You can analyze the combined network of both TRA/TRB or IGH/IGL
chains by setting chain = "both". This will create a single
cluster column named Multi.Cluster.
# Cluster using both TRB and TRA chains simultaneously
clustered_both <- clonalCluster(combined.TCR[c(1,2)],
chain = "both")
# View the new "Multi.Cluster" column
head(clustered_both[[1]][, c("barcode", "TCR1", "TCR2", "Multi.Cluster")])## barcode TCR1 TCR2
## 1 P17B_AAACCTGAGTACGACG-1 TRAV25.TRAJ20.TRAC TRBV5-1.None.TRBJ2-7.TRBC2
## 2 P17B_AAACCTGCAACACGCC-1 TRAV38-2/DV8.TRAJ52.TRAC TRBV10-3.None.TRBJ2-2.TRBC2
## 3 P17B_AAACCTGCAGGCGATA-1 TRAV12-1.TRAJ9.TRAC TRBV9.None.TRBJ2-2.TRBC2
## 4 P17B_AAACCTGCATGAGCGA-1 TRAV12-1.TRAJ9.TRAC TRBV9.None.TRBJ2-2.TRBC2
## 5 P17B_AAACGGGAGAGCCCAA-1 TRAV20.TRAJ8.TRAC <NA>
## 6 P17B_AAACGGGAGCGTTTAC-1 TRAV12-1.TRAJ9.TRAC TRBV9.None.TRBJ2-2.TRBC2
## Multi.Cluster
## 1 <NA>
## 2 <NA>
## 3 cluster.23
## 4 cluster.23
## 5 cluster.145
## 6 cluster.23
While the default cluster.method = "components" is
robust, you can use other algorithms from the igraph package, such as
walktrap or louvain, to potentially uncover
different community structures.
# Cluster using the walktrap algorithm
graph_walktrap <- clonalCluster(combined.TCR[c(1,2)],
cluster.method = "walktrap",
exportGraph = TRUE)
# Compare the number of clusters found
length(unique(V(graph_walktrap)$cluster))## [1] 391
Overall, clonalCluster() is a versatile function for
defining and analyzing clonal relationships based on sequence
similarity.

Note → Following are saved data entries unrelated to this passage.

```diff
@@ -837,10 +970,12 @@
 static int msm_retire(Ctx* c, MsmSlot& sl) {
   if (!sl.pending) { sl.out_eval = nullptr; return KZG_OK; }
   MsmWork* w = get_work(c);
-  if (w->deferred >= 0 && &w->slot[w->deferred] == &sl) {
-    int rc = msm_queue_deferred<C>(c, w);
-    if (rc) return rc;
-  }
+  for (int j = 0; j < w->n_deferred; ++j)
+    if (&w->slot[w->deferred[j]] == &sl) {
+      int rc = msm_queue_deferred<C>(c, w);
+      if (rc) return rc;
+      break;
+    }
   KZG_HIP(c, hipEventSynchronize(sl.ev_b));
   if (sl.win_bits == 20) msm_finish_host<C, 20>(sl.h_tb, sl.out_xy, sl.out_inf);
   else msm_finish_host<C, 16>(sl.h_tb, sl.out_xy, sl.out_inf);
@@ -856,8 +991,8 @@
 static int commit_flush_t(Ctx* c) {
   MsmWork* w = get_work(c);
   int rc = msm_queue_deferred<C>(c, w);
-  for (int k = 0; k < NSLOT; ++k) {
-    MsmSlot& sl = w->slot[(w->next + k) % NSLOT];
+  for (int k = 0; k < NSLOT_ALL; ++k) {
+    MsmSlot& sl = w->slot[k < NSLOT ? (w->next + k) % NSLOT : NSLOT + (w->jnext + k - NSLOT) % NSLOT_JOINT];
     int r2 = msm_retire<C>(c, sl);
     if (rc == KZG_OK) rc = r2;
   }
@@ -876,17 +1011,50 @@
     if (lens[p] > stride) return set_err(c, KZG_ERR_ARG, "kzg_commit: lens[p] > stride");
   }
   int rc = KZG_OK;
-  for (size_t p = 0; p < n_polys && rc == KZG_OK; ++p) {
-    uint64_t* o = out_xy + p * 2 * (F::NW / 2);
-    if (lens[p] == 0) {
-      memset(o, 0, 2 * F::NW * 4);
+  auto out_of = [&](size_t p) { return out_xy + p * 2 * (F::NW / 2); };
+  size_t p = 0;
+  while (p < n_polys && rc == KZG_OK) {
+    bool in_flight = false;
+    for (const MsmSlot& sl : w->slot) in_flight |= sl.pending;
+    const int cap = in_flight ? MSM_JOINT_MAX : 1;
+    size_t grp[MSM_JOINT_MAX];
+    int b = 0;
+    for (; p < n_polys && b < cap && rc == KZG_OK; ++p) {
+      if (lens[p] != 0) { grp[b++] = p; continue; }
+      memset(out_of(p), 0, 2 * F::NW * 4);
       out_inf[p] = 1;
       if (d_eval && out_eval) {
         if ((rc = KZG_HIP_RC(c, hipMemcpyAsync(out_eval, d_eval, 32, hipMemcpyDeviceToHost, c->stream)))) break;
         rc = KZG_HIP_RC(c, hipStreamSynchronize(c->stream));
       }
+    }
+    if (rc != KZG_OK || b == 0) break;
+    if (b >= 2) {
+      int slots[MSM_JOINT_MAX];
+      uint32_t ns[MSM_JOINT_MAX];
+      for (int j = 0; j < b && rc == KZG_OK; ++j) {
+        const int si = slots[j] = NSLOT + w->jnext;
+        w->jnext = (w->jnext + 1) % NSLOT_JOINT;
+        if ((rc = msm_retire<C>(c, w->slot[si]))) break;
+        const uint32_t* sc = d_scalars + grp[j] * stride * 8;
+        ns[j] = (uint32_t)lens[grp[j]];
+        rc = s->win_bits == 20 ? msm_enqueue_prep<C, 20>(c, s, sc, ns[j], w, si)
+                               : msm_enqueue_prep<C, 16>(c, s, sc, ns[j], w, si);
+      }
+      if (rc) break;
+      rc = s->win_bits == 20 ? msm_enqueue_joint<C, 20>(c, s, w, slots, ns, b)
+                             : msm_enqueue_joint<C, 16>(c, s, w, slots, ns, b);
+      if (rc) break;
+      for (int j = 0; j < b; ++j) {
+        MsmSlot& sl = w->slot[slots[j]];
+        sl.pending = true;
+        sl.out_eval = nullptr;
+        sl.out_xy = out_of(grp[j]);
+        sl.out_inf = out_inf + grp[j];
+      }
       continue;
     }
+    const size_t q = grp[0];
     const int si = w->next;
     MsmSlot& sl = w->slot[si];
     w->next = (w->next + 1) % NSLOT;
@@ -899,14 +1067,14 @@
         break;
       slot_eval = out_eval;
     }
-    const uint32_t* sc = d_scalars + p * stride * 8;
-    rc = s->win_bits == 20 ? msm_enqueue<C, 20>(c, s, sc, (uint32_t)lens[p], w, si)
-                           : msm_enqueue<C, 16>(c, s, sc, (uint32_t)lens[p], w, si);
+    const uint32_t* sc = d_scalars + q * stride * 8;
+    rc = s->win_bits == 20 ? msm_enqueue<C, 20>(c, s, sc, (uint32_t)lens[q], w, si)
+                           : msm_enqueue<C, 16>(c, s, sc, (uint32_t)lens[q], w, si);
     if (rc) break;
     sl.pending = true;
     sl.out_eval = slot_eval;
-    sl.out_xy = o;
-    sl.out_inf = out_inf + p;
+    sl.out_xy = out_of(q);
+    sl.out_inf = out_inf + q;
   }
   if (drain || rc != KZG_OK) {
     int r2 = commit_flush_t<C>(c);
diff --git a/kzg_snark_amd/csrc/msm_prep.h b/kzg_snark_amd/csrc/msm_prep.h
--- a/kzg_snark_amd/csrc/msm_prep.h
+++ b/kzg_snark_amd/csrc/msm_prep.h
@@ -9,4 +9,20 @@
                      uint32_t seg, void* ws, uint32_t* vals, uint32_t* bstart, uint32_t* order, uint32_t* slice_off,
                      uint32_t* chunk_counter, uint32_t* chunk_rank, uint32_t nchunk_max);
 
+struct MsmPolyDesc {
+  const uint32_t *vals, *bstart, *order, *slice_off, *chunk_rank;
+  uint32_t *partials, *buckets;
+  uint32_t total, pad;
+};
+constexpr int MSM_JOINT_MAX = 4;
+constexpr int MSM_JOINT_POLY_SHIFT = 28;
+struct MsmJointArgs {
+  MsmPolyDesc d[MSM_JOINT_MAX];
+};
+constexpr size_t MSM_JOINT_DESC_OFF = 64;
+constexpr size_t MSM_JOINT_LIST_OFF = MSM_JOINT_DESC_OFF + MSM_JOINT_MAX * sizeof(MsmPolyDesc);
+size_t msm_joint_bytes(uint32_t nchunk_max, uint32_t b);
+int msm_joint_enqueue(Ctx* c, hipStream_t sp, int win_bits, const MsmJointArgs& a, uint32_t b, uint32_t nchunk_max,
+                      void* joint);
+
 }
diff --git a/kzg_snark_amd/csrc/msm_prep.hip b/kzg_snark_amd/csrc/msm_prep.hip
--- a/kzg_snark_amd/csrc/msm_prep.hip
+++ b/kzg_snark_amd/csrc/msm_prep.hip
@@ -432,6 +432,60 @@
   chunk_rank[c] = lo;
 }
 
+
+__global__ __launch_bounds__(TPB) void prep_jdesc_kernel(MsmJointArgs a, uint32_t b, uint32_t nb, MsmPolyDesc* desc) {
+  side_priority();
+#pragma unroll
+  for (uint32_t p = 0; p < (uint32_t)MSM_JOINT_MAX; ++p)
+    if (threadIdx.x == p && p < b) {
+      MsmPolyDesc d = a.d[p];
+      d.total = d.slice_off[nb];
+      d.pad = 0;
+      desc[p] = d;
+    }
+}
+
+__device__ __forceinline__ uint32_t joint_class(const MsmPolyDesc& d, uint32_t c) {
+  const uint32_t r = d.chunk_rank[c], k = d.order[r];
+  const uint32_t len = d.bstart[k + 1] - d.bstart[k], ns = d.slice_off[r + 1] - d.slice_off[r];
+  return length_class((len + ns - 1) / ns);
+}
+
+__global__ __launch_bounds__(TPB) void prep_jcount_kernel(const MsmPolyDesc* desc, uint32_t* histj) {
+  side_priority();
+  __shared__ uint32_t hist[NCLS];
+  hist[threadIdx.x] = 0;
+  __syncthreads();
+  const MsmPolyDesc d = desc[blockIdx.y];
+  const uint32_t c = blockIdx.x * TPB + threadIdx.x;
+  if ((uint64_t)c * 64 < d.total) atomicAdd(&hist[joint_class(d, c)], 1u);
+  __syncthreads();
+  histj[(size_t)threadIdx.x * (gridDim.x * gridDim.y) + blockIdx.y * gridDim.x + blockIdx.x] = hist[threadIdx.x];
+}
+
+__global__ __launch_bounds__(TPB) void prep_jclasses_kernel(const uint32_t* class_total, uint32_t* class_start,
+                                                            uint32_t* head) {
+  side_priority();
+  __shared__ uint32_t sh[TPB];
+  const uint32_t v = class_total[threadIdx.x];
+  const uint32_t incl = block_inclusive_scan(v, sh);
+  class_start[threadIdx.x] = incl - v;
+  if (threadIdx.x == TPB - 1) { head[0] = 0; head[1] = 0; head[2] = incl; }
+}
+
+__global__ __launch_bounds__(TPB) void prep_jscatter_kernel(const MsmPolyDesc* desc, const uint32_t* histj,
+                                                            const uint32_t* class_start, uint32_t* list) {
+  side_priority();
+  __shared__ uint32_t cur[NCLS];
+  cur[threadIdx.x] = class_start[threadIdx.x] +
+                     histj[(size_t)threadIdx.x * (gridDim.x * gridDim.y) + blockIdx.y * gridDim.x + blockIdx.x];
+  __syncthreads();
+  const MsmPolyDesc d = desc[blockIdx.y];
+  const uint32_t c = blockIdx.x * TPB + threadIdx.x;
+  if ((uint64_t)c * 64 < d.total)
+    list[atomicAdd(&cur[joint_class(d, c)], 1u)] = (blockIdx.y << MSM_JOINT_POLY_SHIFT) | c;
+}
+
 size_t align256(size_t x) { return (x + 255) & ~(size_t)255; }
 
 template <int WB, int LOBV>
@@ -554,4 +608,44 @@
 #undef KZG_PREP_GO
 }
 
-}
+struct JointLayout {
+  uint32_t blocks;
+  size_t off_hist, off_class_total, off_class_start, total;
+  JointLayout(uint32_t nchunk_max, uint32_t b) {
+    blocks = (nchunk_max + TPB - 1) / TPB;
+    size_t t = align256(MSM_JOINT_LIST_OFF + (size_t)b * nchunk_max * 4);
+    auto take = [&](size_t bytes) { const size_t o = t; t += align256(bytes); return o; };
+    off_hist = take((size_t)NCLS * b * blocks * 4);
+    off_class_total = take(NCLS * 4);
+    off_class_start = take(NCLS * 4);
+    total = t;
+  }
+};
+
+size_t msm_joint_bytes(uint32_t nchunk_max, uint32_t b) { return JointLayout(nchunk_max, b).total; }
+
+int msm_joint_enqueue(Ctx* c, hipStream_t sp, int win_bits, const MsmJointArgs& a, uint32_t b, uint32_t nchunk_max,
+                      void* joint) {
+  if (b < 2 || b > (uint32_t)MSM_JOINT_MAX || nchunk_max >= (1u << MSM_JOINT_POLY_SHIFT))
+    return set_err(c, KZG_ERR_ARG, "msm_joint_enqueue: bad batch");
+  const JointLayout L(nchunk_max, b);
+  char* w = static_cast<char*>(joint);
+  auto* head = reinterpret_cast<uint32_t*>(w);
+  auto* desc = reinterpret_cast<MsmPolyDesc*>(w + MSM_JOINT_DESC_OFF);
+  auto* list = reinterpret_cast<uint32_t*>(w + MSM_JOINT_LIST_OFF);
+  auto* histj = reinterpret_cast<uint32_t*>(w + L.off_hist);
+  auto* class_total = reinterpret_cast<uint32_t*>(w + L.off_class_total);
+  auto* class_start = reinterpret_cast<uint32_t*>(w + L.off_class_start);
+  {
+    ProfScope ps(c, "msm_joint", sp);
+    hipLaunchKernelGGL(prep_jdesc_kernel, dim3(1), dim3(TPB), 0, sp, a, b, 1u << (win_bits - 1), desc);
+    hipLaunchKernelGGL(prep_jcount_kernel, dim3(L.blocks, b), dim3(TPB), 0, sp, desc, histj);
+    hipLaunchKernelGGL(prep_row_scan_kernel, dim3(NCLS), dim3(TPB), 0, sp, histj, L.blocks * b, class_total);
+    hipLaunchKernelGGL(prep_jclasses_kernel, dim3(1), dim3(TPB), 0, sp, class_total, class_start, head);
+    hipLaunchKernelGGL(prep_jscatter_kernel, dim3(L.blocks, b), dim3(TPB), 0, sp, desc, histj, class_start, list);
+  }
+  KZG_HIP(c, hipGetLastError());
+  return KZG_OK;
+}
+
+}
```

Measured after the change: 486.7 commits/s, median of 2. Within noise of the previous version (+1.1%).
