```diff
@@ -491,29 +504,30 @@
       const int qinc = warp_incl_scan(qlen, lane);
       const int Q = __shfl_sync(FULL, qinc, 31);
       const int qexcl = qinc - qlen;
-      ncur = min(TQ_ITEM, Q - first);
+      const int nitem = min(TQ_ITEM, Q - first);
       int nkept = 0;
-      for (int t0 = 0; t0 < ncur; t0 += 32) {
+      for (int t0 = 0; t0 < nitem; t0 += 32) {
         const int t = first + t0 + lane;
         const int j = run_of(qinc, t);
         const int ja = __shfl_sync(FULL, qa, j), je = __shfl_sync(FULL, qexcl, j);
         const int slot = ja + (t - je);
-        const bool keep = t0 + lane < ncur && slot >= q_lo && slot < q_hi;
+        const bool keep = t0 + lane < nitem && slot >= q_lo && slot < q_hi;
         const unsigned km = __ballot_sync(FULL, keep);
-        if (keep) {
-          const int pos = nkept + __popc(km & lt);
-          S.cur[pos] = slot; S.cur_t[pos] = 0.f; S.cur_lo[pos] = 0.f; S.cur_hi[pos] = -1.f;
-        }
+        if (keep) S.nxt[nkept + __popc(km & lt)] = slot;
         nkept += __popc(km);
       }
-      ncur = nkept;
+      nq = nkept;
       __syncwarp();
     }
-    for (int s = 1; s <= TQ_SMAX && ncur > 0; s *= 2) {
+    for (int s = 1; s <= TQ_SMAX && nq > 0; s *= 2) {
       const int ny = sz + 2 * s, nrows = ny * ny;
       const int xl = max(x0 - s, 0), xr = min(x0 + sz - 1 + s, gp.dx - 1) + 1;
       int C = 0;
       bool overflow = false;
+#ifdef TQ_STATS_DETAIL
+      unsigned long long st_s0;
+      asm volatile("mov.u64 %0, %%globaltimer;" : "=l"(st_s0));
+#endif
       for (int r0 = 0; r0 < nrows; r0 += 32) {
         const int r = r0 + lane;
         int a = 0, b = 0;
@@ -548,22 +562,34 @@
         }
         C += Cr;
       }
+#ifdef TQ_STATS_DETAIL
+      {
+        unsigned long long st_s1;
+        asm volatile("mov.u64 %0, %%globaltimer;" : "=l"(st_s1));
+        st_tstage += st_s1 - st_s0;
+      }
+#endif
       if (overflow) break;
       if (C < k) continue;
       if (s <= 2 && lane == 0) S.rowoff[nrows] = C;
       __syncwarp();
       st_tiles++;
       const float guess0 = (float)(k + TQ_TARGET_EXTRA) * (float)(ny * ny) * gp.cell * gp.cell / (3.14159265f * (float)C);
-      int nnxt = 0;
       float prevT = 0.f;
-      for (int round = 0; round < 8 && ncur > 0; ++round) {
-        int nre = 0;
-        for (int t0 = 0; t0 < ncur; t0 += 32) {
-          const int t = t0 + lane;
-          const bool has = t < ncur;
-          int slot = has ? S.cur[t] : -1;
-          float T2 = has ? S.cur_t[t] : 0.f;
-          float lo = has ? S.cur_lo[t] : 0.f, hi = has ? S.cur_hi[t] : -1.f;
+      int rd = 0, wr = 0;
+      int slot = -1, tries = 0;
+      float Tq = 0.f, lo = 0.f, hi = -1.f;
+      for (;;) {
+        {
+          const unsigned fm = __ballot_sync(FULL, slot < 0);
+          const int pos = rd + __popc(fm & lt);
+          if (slot < 0 && pos < nq) { slot = S.nxt[pos]; Tq = 0.f; lo = 0.f; hi = -1.f; tries = 0; }
+          rd = min(rd + __popc(fm), nq);
+        }
+        const bool has = slot >= 0;
+        if (!__any_sync(FULL, has)) break;
+        {
+          float T2 = Tq;
           float4 qp = make_float4(0.f, 0.f, 0.f, 0.f);
           if (has) qp = __ldg(g.sorted + slot);
           const bool me = has && isfinite(qp.x) && isfinite(qp.y) && isfinite(qp.z);
@@ -685,41 +711,26 @@
           const unsigned tm = __ballot_sync(FULL, tie);
           st_fb += __popc(tm);
           fb_append(tm, slot, lane, fb_list, ctrl + CT_REST, fb_flags);
-          const unsigned gm = __ballot_sync(FULL, grow);
-          if (grow) S.nxt[nnxt + __popc(gm & lt)] = slot;
-          nnxt += __popc(gm);
-          const unsigned rm = __ballot_sync(FULL, retry);
+          bool up = grow;
           if (retry) {
             if (c_now < k) { lo = T2; if (T2 < T2_asked) hi = hi > 0.f ? fminf(hi, T2_asked) : T2_asked; } else hi = T2;
             float Tn = T2 * (float)(k + TQ_TARGET_EXTRA) / (float)max(c_now, 2);
             if (Tn <= lo || (hi > 0.f && Tn >= hi)) Tn = hi > 0.f ? 0.5f * (lo + hi) : T2 * 2.f;
-            Tn = lattice_floor(fminf(Tn, m2));
-            const int pos = nre + __popc(rm & lt);
-            S.cur[pos] = slot;
-            S.cur_t[pos] = Tn;
-            S.cur_lo[pos] = lo;
-            S.cur_hi[pos] = hi;
+            Tq = lattice_floor(fminf(Tn, m2));
+            up = ++tries >= 8;
           }
-          nre += __popc(rm);
+          const unsigned gm = __ballot_sync(FULL, up);
+          if (up) S.nxt[wr + __popc(gm & lt)] = slot;
+          wr += __popc(gm);
+          if (!(retry && !up)) slot = -1;
           __syncwarp();
         }
-        ncur = nre;
       }
-      for (int t0 = 0; t0 < ncur; t0 += 32) {
-        const bool has = t0 + lane < ncur;
-        const int slot = has ? S.cur[t0 + lane] : -1;
-        const unsigned m = __ballot_sync(FULL, has);
-        if (has) S.nxt[nnxt + __popc(m & lt)] = slot;
-        nnxt += __popc(m);
-      }
-      __syncwarp();
-      for (int t = lane; t < nnxt; t += 32) { S.cur[t] = S.nxt[t]; S.cur_t[t] = 0.f; S.cur_lo[t] = 0.f; S.cur_hi[t] = -1.f; }
-      ncur = nnxt;
-      __syncwarp();
-    }
-    for (int t0 = 0; t0 < ncur; t0 += 32) {
-      const bool has = t0 + lane < ncur;
-      const int slot = has ? S.cur[t0 + lane] : -1;
+      nq = wr;
+    }
+    for (int t0 = 0; t0 < nq; t0 += 32) {
+      const bool has = t0 + lane < nq;
+      const int slot = has ? S.nxt[t0 + lane] : -1;
       const unsigned m = __ballot_sync(FULL, has);
       st_fb += __popc(m);
       fb_append(m, slot, lane, fb_list, ctrl + CT_REST, fb_flags);
@@ -745,6 +756,7 @@
     atomicMax(stats + ST_TEND, st_t1);
     atomicMin(stats + ST_TSTART, st_t0);
     atomicAdd(stats + ST_TWARPS, 1ull);
+    atomicAdd(stats + ST_TSTAGE, st_tstage);
 #endif
   }
 }
@@ -1043,6 +1055,9 @@
         fprintf(stderr, "[ngicp knn]   tile kernel: %llu warps, span %.1f us, mean warp busy %.1f us (%.0f%% of the span)\n", h[ST_TWARPS],
                 1e-3 * (double)(h[ST_TEND] - h[ST_TSTART]), 1e-3 * (double)h[ST_TSUM] / (double)h[ST_TWARPS],
                 100.0 * (double)h[ST_TSUM] / (double)h[ST_TWARPS] / (double)(h[ST_TEND] - h[ST_TSTART]));
+    if (h[ST_TSUM])
+      fprintf(stderr, "[ngicp knn]   staging %.1f us per warp (%.0f%% of the warps' busy time)\n",
+              1e-3 * (double)h[ST_TSTAGE] / (double)h[ST_TWARPS], 100.0 * (double)h[ST_TSTAGE] / (double)h[ST_TSUM]);
     }
     launch_cov_kernel(c, k, method, nbr_scratch, covs6, q_lo, q_hi, fb_flags, nullptr, nullptr, st, k == 10 || k == 20);
     if (overlap && (e = cudaStreamWaitEvent(st, side->join, 0)) != cudaSuccess) return e;
```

It allows researchers to move beyond exact sequence matches,
providing a more comprehensive understanding of clonal families. The
ability to customize parameters like threshold,
chain selection, and group.by ensures
adaptability to diverse research questions. Furthermore, the option to
export igraph objects or sparse adjacency matrices provides
advanced users with the tools for in-depth network analysis.